## ASSIGNMENT
An exact transcription of all the data is the expected reply.

******************************

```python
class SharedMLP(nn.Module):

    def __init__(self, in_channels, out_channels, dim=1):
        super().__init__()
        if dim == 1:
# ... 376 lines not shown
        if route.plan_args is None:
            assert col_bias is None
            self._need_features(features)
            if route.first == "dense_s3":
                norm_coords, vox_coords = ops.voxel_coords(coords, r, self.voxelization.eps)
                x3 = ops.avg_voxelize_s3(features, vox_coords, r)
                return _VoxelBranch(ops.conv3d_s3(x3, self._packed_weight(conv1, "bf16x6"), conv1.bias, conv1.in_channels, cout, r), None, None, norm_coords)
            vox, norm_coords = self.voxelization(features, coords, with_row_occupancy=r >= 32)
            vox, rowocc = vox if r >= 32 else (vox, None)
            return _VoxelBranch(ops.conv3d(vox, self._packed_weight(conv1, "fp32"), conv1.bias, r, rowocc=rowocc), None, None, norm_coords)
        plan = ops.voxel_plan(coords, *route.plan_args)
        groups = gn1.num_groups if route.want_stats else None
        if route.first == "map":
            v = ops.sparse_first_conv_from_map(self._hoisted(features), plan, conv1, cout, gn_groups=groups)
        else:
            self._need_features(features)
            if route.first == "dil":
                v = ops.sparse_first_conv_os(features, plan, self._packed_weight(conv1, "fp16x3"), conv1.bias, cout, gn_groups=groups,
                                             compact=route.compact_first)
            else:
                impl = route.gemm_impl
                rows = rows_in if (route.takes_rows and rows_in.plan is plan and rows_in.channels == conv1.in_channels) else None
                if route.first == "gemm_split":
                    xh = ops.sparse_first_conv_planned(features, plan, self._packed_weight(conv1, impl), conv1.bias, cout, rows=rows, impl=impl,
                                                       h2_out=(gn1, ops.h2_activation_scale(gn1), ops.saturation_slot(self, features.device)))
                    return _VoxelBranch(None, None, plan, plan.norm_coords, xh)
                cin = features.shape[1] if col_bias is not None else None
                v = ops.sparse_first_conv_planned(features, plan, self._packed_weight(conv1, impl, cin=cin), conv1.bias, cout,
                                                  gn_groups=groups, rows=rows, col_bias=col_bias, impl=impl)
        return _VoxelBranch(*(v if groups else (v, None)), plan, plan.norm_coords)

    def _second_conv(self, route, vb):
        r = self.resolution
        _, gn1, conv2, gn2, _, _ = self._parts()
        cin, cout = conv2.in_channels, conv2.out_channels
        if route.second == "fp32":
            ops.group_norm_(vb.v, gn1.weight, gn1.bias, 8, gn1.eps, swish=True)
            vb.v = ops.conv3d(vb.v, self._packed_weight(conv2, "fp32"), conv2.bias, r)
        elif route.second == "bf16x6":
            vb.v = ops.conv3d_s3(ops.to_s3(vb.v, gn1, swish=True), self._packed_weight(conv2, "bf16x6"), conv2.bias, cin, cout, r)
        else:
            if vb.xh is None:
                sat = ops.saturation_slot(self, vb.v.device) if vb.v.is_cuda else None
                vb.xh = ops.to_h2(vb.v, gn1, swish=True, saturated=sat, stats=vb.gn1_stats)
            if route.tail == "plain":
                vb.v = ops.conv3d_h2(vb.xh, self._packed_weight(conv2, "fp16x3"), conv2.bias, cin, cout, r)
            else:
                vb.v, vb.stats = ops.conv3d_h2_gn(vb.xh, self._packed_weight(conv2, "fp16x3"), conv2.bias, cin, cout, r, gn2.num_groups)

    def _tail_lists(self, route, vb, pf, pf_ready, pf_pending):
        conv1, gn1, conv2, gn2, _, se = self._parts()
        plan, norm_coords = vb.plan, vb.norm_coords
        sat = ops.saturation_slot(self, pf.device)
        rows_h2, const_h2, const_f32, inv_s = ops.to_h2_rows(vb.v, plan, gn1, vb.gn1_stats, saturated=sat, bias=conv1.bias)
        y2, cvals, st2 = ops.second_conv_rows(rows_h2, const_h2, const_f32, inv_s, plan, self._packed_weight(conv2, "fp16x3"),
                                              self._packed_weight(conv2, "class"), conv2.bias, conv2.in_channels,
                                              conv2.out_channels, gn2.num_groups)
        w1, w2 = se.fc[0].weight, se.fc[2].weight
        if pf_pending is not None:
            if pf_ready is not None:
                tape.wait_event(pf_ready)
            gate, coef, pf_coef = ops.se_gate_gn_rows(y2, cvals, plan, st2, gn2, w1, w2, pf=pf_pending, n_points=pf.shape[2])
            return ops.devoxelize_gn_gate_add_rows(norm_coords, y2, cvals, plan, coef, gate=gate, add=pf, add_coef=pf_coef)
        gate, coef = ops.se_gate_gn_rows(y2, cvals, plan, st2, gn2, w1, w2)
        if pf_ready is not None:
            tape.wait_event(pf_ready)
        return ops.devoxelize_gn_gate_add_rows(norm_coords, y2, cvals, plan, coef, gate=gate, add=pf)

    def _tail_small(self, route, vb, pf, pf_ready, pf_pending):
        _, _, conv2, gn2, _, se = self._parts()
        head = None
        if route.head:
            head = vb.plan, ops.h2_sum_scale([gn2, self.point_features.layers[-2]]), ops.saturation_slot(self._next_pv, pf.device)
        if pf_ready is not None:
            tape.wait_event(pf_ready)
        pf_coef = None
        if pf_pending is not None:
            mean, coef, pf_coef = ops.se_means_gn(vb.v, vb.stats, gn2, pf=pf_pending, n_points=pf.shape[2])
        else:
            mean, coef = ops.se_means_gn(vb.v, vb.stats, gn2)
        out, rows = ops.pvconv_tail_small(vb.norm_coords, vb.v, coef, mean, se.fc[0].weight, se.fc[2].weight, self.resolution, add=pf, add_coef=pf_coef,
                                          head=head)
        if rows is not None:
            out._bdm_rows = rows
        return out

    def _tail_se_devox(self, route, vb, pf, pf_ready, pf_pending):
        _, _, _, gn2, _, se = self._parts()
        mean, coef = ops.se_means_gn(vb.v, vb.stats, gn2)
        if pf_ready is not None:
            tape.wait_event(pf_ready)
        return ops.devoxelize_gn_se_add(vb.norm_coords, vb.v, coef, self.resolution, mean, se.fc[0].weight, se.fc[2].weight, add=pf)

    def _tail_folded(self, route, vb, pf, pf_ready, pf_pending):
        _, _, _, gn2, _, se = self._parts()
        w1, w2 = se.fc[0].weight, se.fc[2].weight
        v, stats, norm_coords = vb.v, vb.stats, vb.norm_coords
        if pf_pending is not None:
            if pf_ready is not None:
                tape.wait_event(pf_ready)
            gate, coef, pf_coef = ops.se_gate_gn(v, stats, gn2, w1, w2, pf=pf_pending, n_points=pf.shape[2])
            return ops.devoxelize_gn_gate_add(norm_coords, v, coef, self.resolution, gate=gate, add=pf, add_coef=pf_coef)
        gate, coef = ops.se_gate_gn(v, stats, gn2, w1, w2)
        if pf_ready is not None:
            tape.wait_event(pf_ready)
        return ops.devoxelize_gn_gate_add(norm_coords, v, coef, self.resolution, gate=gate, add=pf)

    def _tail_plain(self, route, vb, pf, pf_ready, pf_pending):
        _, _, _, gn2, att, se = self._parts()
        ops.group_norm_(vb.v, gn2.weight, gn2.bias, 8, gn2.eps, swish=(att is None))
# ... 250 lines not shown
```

******************************

## REPLY TO THE TASK
```python
class SharedMLP(nn.Module):

    def __init__(self, in_channels, out_channels, dim=1):
        super().__init__()
        if dim == 1:
# ... 376 lines not shown
        if route.plan_args is None:
            assert col_bias is None
            self._need_features(features)
            if route.first == "dense_s3":
                norm_coords, vox_coords = ops.voxel_coords(coords, r, self.voxelization.eps)
                x3 = ops.avg_voxelize_s3(features, vox_coords, r)
                return _VoxelBranch(ops.conv3d_s3(x3, self._packed_weight(conv1, "bf16x6"), conv1.bias, conv1.in_channels, cout, r), None, None, norm_coords)
            vox, norm_coords = self.voxelization(features, coords, with_row_occupancy=r >= 32)
            vox, rowocc = vox if r >= 32 else (vox, None)
            return _VoxelBranch(ops.conv3d(vox, self._packed_weight(conv1, "fp32"), conv1.bias, r, rowocc=rowocc), None, None, norm_coords)
        plan = ops.voxel_plan(coords, *route.plan_args)
        groups = gn1.num_groups if route.want_stats else None
        if route.first == "map":
            v = ops.sparse_first_conv_from_map(self._hoisted(features), plan, conv1, cout, gn_groups=groups)
        else:
            self._need_features(features)
            if route.first == "dil":
                v = ops.sparse_first_conv_os(features, plan, self._packed_weight(conv1, "fp16x3"), conv1.bias, cout, gn_groups=groups,
                                             compact=route.compact_first)
            else:
                impl = route.gemm_impl
                rows = rows_in if (route.takes_rows and rows_in.plan is plan and rows_in.channels == conv1.in_channels) else None
                if route.first == "gemm_split":
                    xh = ops.sparse_first_conv_planned(features, plan, self._packed_weight(conv1, impl), conv1.bias, cout, rows=rows, impl=impl,
                                                       h2_out=(gn1, ops.h2_activation_scale(gn1), ops.saturation_slot(self, features.device)))
                    return _VoxelBranch(None, None, plan, plan.norm_coords, xh)
                cin = features.shape[1] if col_bias is not None else None
                v = ops.sparse_first_conv_planned(features, plan, self._packed_weight(conv1, impl, cin=cin), conv1.bias, cout,
                                                  gn_groups=groups, rows=rows, col_bias=col_bias, impl=impl)
        return _VoxelBranch(*(v if groups else (v, None)), plan, plan.norm_coords)

    def _second_conv(self, route, vb):
        r = self.resolution
        _, gn1, conv2, gn2, _, _ = self._parts()
        cin, cout = conv2.in_channels, conv2.out_channels
        if route.second == "fp32":
            ops.group_norm_(vb.v, gn1.weight, gn1.bias, 8, gn1.eps, swish=True)
            vb.v = ops.conv3d(vb.v, self._packed_weight(conv2, "fp32"), conv2.bias, r)
        elif route.second == "bf16x6":
            vb.v = ops.conv3d_s3(ops.to_s3(vb.v, gn1, swish=True), self._packed_weight(conv2, "bf16x6"), conv2.bias, cin, cout, r)
        else:
            if vb.xh is None:
                sat = ops.saturation_slot(self, vb.v.device) if vb.v.is_cuda else None
                vb.xh = ops.to_h2(vb.v, gn1, swish=True, saturated=sat, stats=vb.gn1_stats)
            if route.tail == "plain":
                vb.v = ops.conv3d_h2(vb.xh, self._packed_weight(conv2, "fp16x3"), conv2.bias, cin, cout, r)
            else:
                vb.v, vb.stats = ops.conv3d_h2_gn(vb.xh, self._packed_weight(conv2, "fp16x3"), conv2.bias, cin, cout, r, gn2.num_groups)

    def _tail_lists(self, route, vb, pf, pf_ready, pf_pending):
        conv1, gn1, conv2, gn2, _, se = self._parts()
        plan, norm_coords = vb.plan, vb.norm_coords
        sat = ops.saturation_slot(self, pf.device)
        rows_h2, const_h2, const_f32, inv_s = ops.to_h2_rows(vb.v, plan, gn1, vb.gn1_stats, saturated=sat, bias=conv1.bias)
        y2, cvals, st2 = ops.second_conv_rows(rows_h2, const_h2, const_f32, inv_s, plan, self._packed_weight(conv2, "fp16x3"),
                                              self._packed_weight(conv2, "class"), conv2.bias, conv2.in_channels,
                                              conv2.out_channels, gn2.num_groups)
        w1, w2 = se.fc[0].weight, se.fc[2].weight
        if pf_pending is not None:
            if pf_ready is not None:
                tape.wait_event(pf_ready)
            gate, coef, pf_coef = ops.se_gate_gn_rows(y2, cvals, plan, st2, gn2, w1, w2, pf=pf_pending, n_points=pf.shape[2])
            return ops.devoxelize_gn_gate_add_rows(norm_coords, y2, cvals, plan, coef, gate=gate, add=pf, add_coef=pf_coef)
        gate, coef = ops.se_gate_gn_rows(y2, cvals, plan, st2, gn2, w1, w2)
        if pf_ready is not None:
            tape.wait_event(pf_ready)
        return ops.devoxelize_gn_gate_add_rows(norm_coords, y2, cvals, plan, coef, gate=gate, add=pf)

    def _tail_small(self, route, vb, pf, pf_ready, pf_pending):
        _, _, conv2, gn2, _, se = self._parts()
        head = None
        if route.head:
            head = vb.plan, ops.h2_sum_scale([gn2, self.point_features.layers[-2]]), ops.saturation_slot(self._next_pv, pf.device)
        if pf_ready is not None:
            tape.wait_event(pf_ready)
        pf_coef = None
        if pf_pending is not None:
            mean, coef, pf_coef = ops.se_means_gn(vb.v, vb.stats, gn2, pf=pf_pending, n_points=pf.shape[2])
        else:
            mean, coef = ops.se_means_gn(vb.v, vb.stats, gn2)
        out, rows = ops.pvconv_tail_small(vb.norm_coords, vb.v, coef, mean, se.fc[0].weight, se.fc[2].weight, self.resolution, add=pf, add_coef=pf_coef,
                                          head=head)
        if rows is not None:
            out._bdm_rows = rows
        return out

    def _tail_se_devox(self, route, vb, pf, pf_ready, pf_pending):
        _, _, _, gn2, _, se = self._parts()
        mean, coef = ops.se_means_gn(vb.v, vb.stats, gn2)
        if pf_ready is not None:
            tape.wait_event(pf_ready)
        return ops.devoxelize_gn_se_add(vb.norm_coords, vb.v, coef, self.resolution, mean, se.fc[0].weight, se.fc[2].weight, add=pf)

    def _tail_folded(self, route, vb, pf, pf_ready, pf_pending):
        _, _, _, gn2, _, se = self._parts()
        w1, w2 = se.fc[0].weight, se.fc[2].weight
        v, stats, norm_coords = vb.v, vb.stats, vb.norm_coords
        if pf_pending is not None:
            if pf_ready is not None:
                tape.wait_event(pf_ready)
            gate, coef, pf_coef = ops.se_gate_gn(v, stats, gn2, w1, w2, pf=pf_pending, n_points=pf.shape[2])
            return ops.devoxelize_gn_gate_add(norm_coords, v, coef, self.resolution, gate=gate, add=pf, add_coef=pf_coef)
        gate, coef = ops.se_gate_gn(v, stats, gn2, w1, w2)
        if pf_ready is not None:
            tape.wait_event(pf_ready)
        return ops.devoxelize_gn_gate_add(norm_coords, v, coef, self.resolution, gate=gate, add=pf)

    def _tail_plain(self, route, vb, pf, pf_ready, pf_pending):
        _, _, _, gn2, att, se = self._parts()
        ops.group_norm_(vb.v, gn2.weight, gn2.bias, 8, gn2.eps, swish=(att is None))
# ... 250 lines not shown
```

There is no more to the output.